■ Data excerpts
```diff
@@ -860,18 +900,19 @@
   }
 }
 
-template <int NPRE>
+template <int NPRE, bool TAIL>
 __device__ __forceinline__ int front_orig_entries(const DevGraph& d, int rec, int lane, double damp, double* F, int tr) {
   FrontPre<NPRE> pre;
   front_pre_issue(d, rec, lane, pre);
   front_clear(rec, lane, F);
-  front_pre_finish(d, rec, lane, pre, damp, F, tr);
+  front_pre_finish<NPRE, TAIL>(d, rec, lane, pre, damp, F, tr);
   return pre.crv;
 }
 __device__ __forceinline__ int front_orig_entries_sized(const DevGraph& d, int rec, int lane, double damp, double* F, int tr) {
   const int n_el = __builtin_amdgcn_readlane(rec, 4) - __builtin_amdgcn_readlane(rec, 3);
-  if (n_el <= 192) return front_orig_entries<3>(d, rec, lane, damp, F, tr);
-  return front_orig_entries<8>(d, rec, lane, damp, F, tr);
+  if (n_el <= 192) return front_orig_entries<3, false>(d, rec, lane, damp, F, tr);
+  if (n_el <= 512) return front_orig_entries<8, false>(d, rec, lane, damp, F, tr);
+  return front_orig_entries<11, true>(d, rec, lane, damp, F, tr);
 }
 
 template <bool XG = false>
@@ -901,11 +942,17 @@
     const int i0 = ll == 0 ? o0 : ll == 1 ? o1 : ll == 2 ? o2 : o3;
     const bool mine = wave >= lb && wave < lb + cnt;
     const bool mine_up = mine && up_ll == ll && ll > pre_at;
+    EaPre eat; bool have_pre = false;
+    if (ll > 0) {
+      have_pre = mine_up && ea_pairable(up_rec, crv);
+      if (have_pre) ea_pre_issue(d, crv, lane, eat);
+      __syncthreads();
+    }
     if (mine) {
       const int rec = (up_ll == ll && ll > 0) ? up_rec : d.frec[(size_t)(i0 + wave - lb) * 16 + (threadIdx.x & 15)];
       const int fa = __builtin_amdgcn_readlane(rec, 1) + __builtin_amdgcn_readlane(rec, 2) + 1;
       if (!mine_up) crv = front_orig_entries_sized(d, rec, lane, 1.0 + lambda, F, tr);
-      front_extend_add<XG>(d, rec, crv, lane, F, tr, xg);
+      front_extend_add<XG, true>(d, rec, crv, lane, F, tr, xg, &eat, have_pre);
       if (fa <= 33) front_eliminate_out<2, false, false, kPanelWBand, XG>(d, rec, F, F);
       else if (fa <= 49) front_eliminate_out<3, false, false, kPanelWBand, XG>(d, rec, F, F);
       else front_eliminate_out<4, false, false, kPanelWBand, XG>(d, rec, F, F);
@@ -913,8 +960,8 @@
     } else if (ll == pre_at && up_ll > pre_at) {
       crv = front_orig_entries_sized(d, up_rec, lane, 1.0 + lambda, F, tr);
     }
-    __syncthreads();
-  }
+  }
+  __syncthreads();
 }
 
 template <bool REG_ONLY>
```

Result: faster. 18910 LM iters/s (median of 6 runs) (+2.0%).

■ Problem statement
Work out how many lines above contain "lambda"; write only the number.

■ Task output
2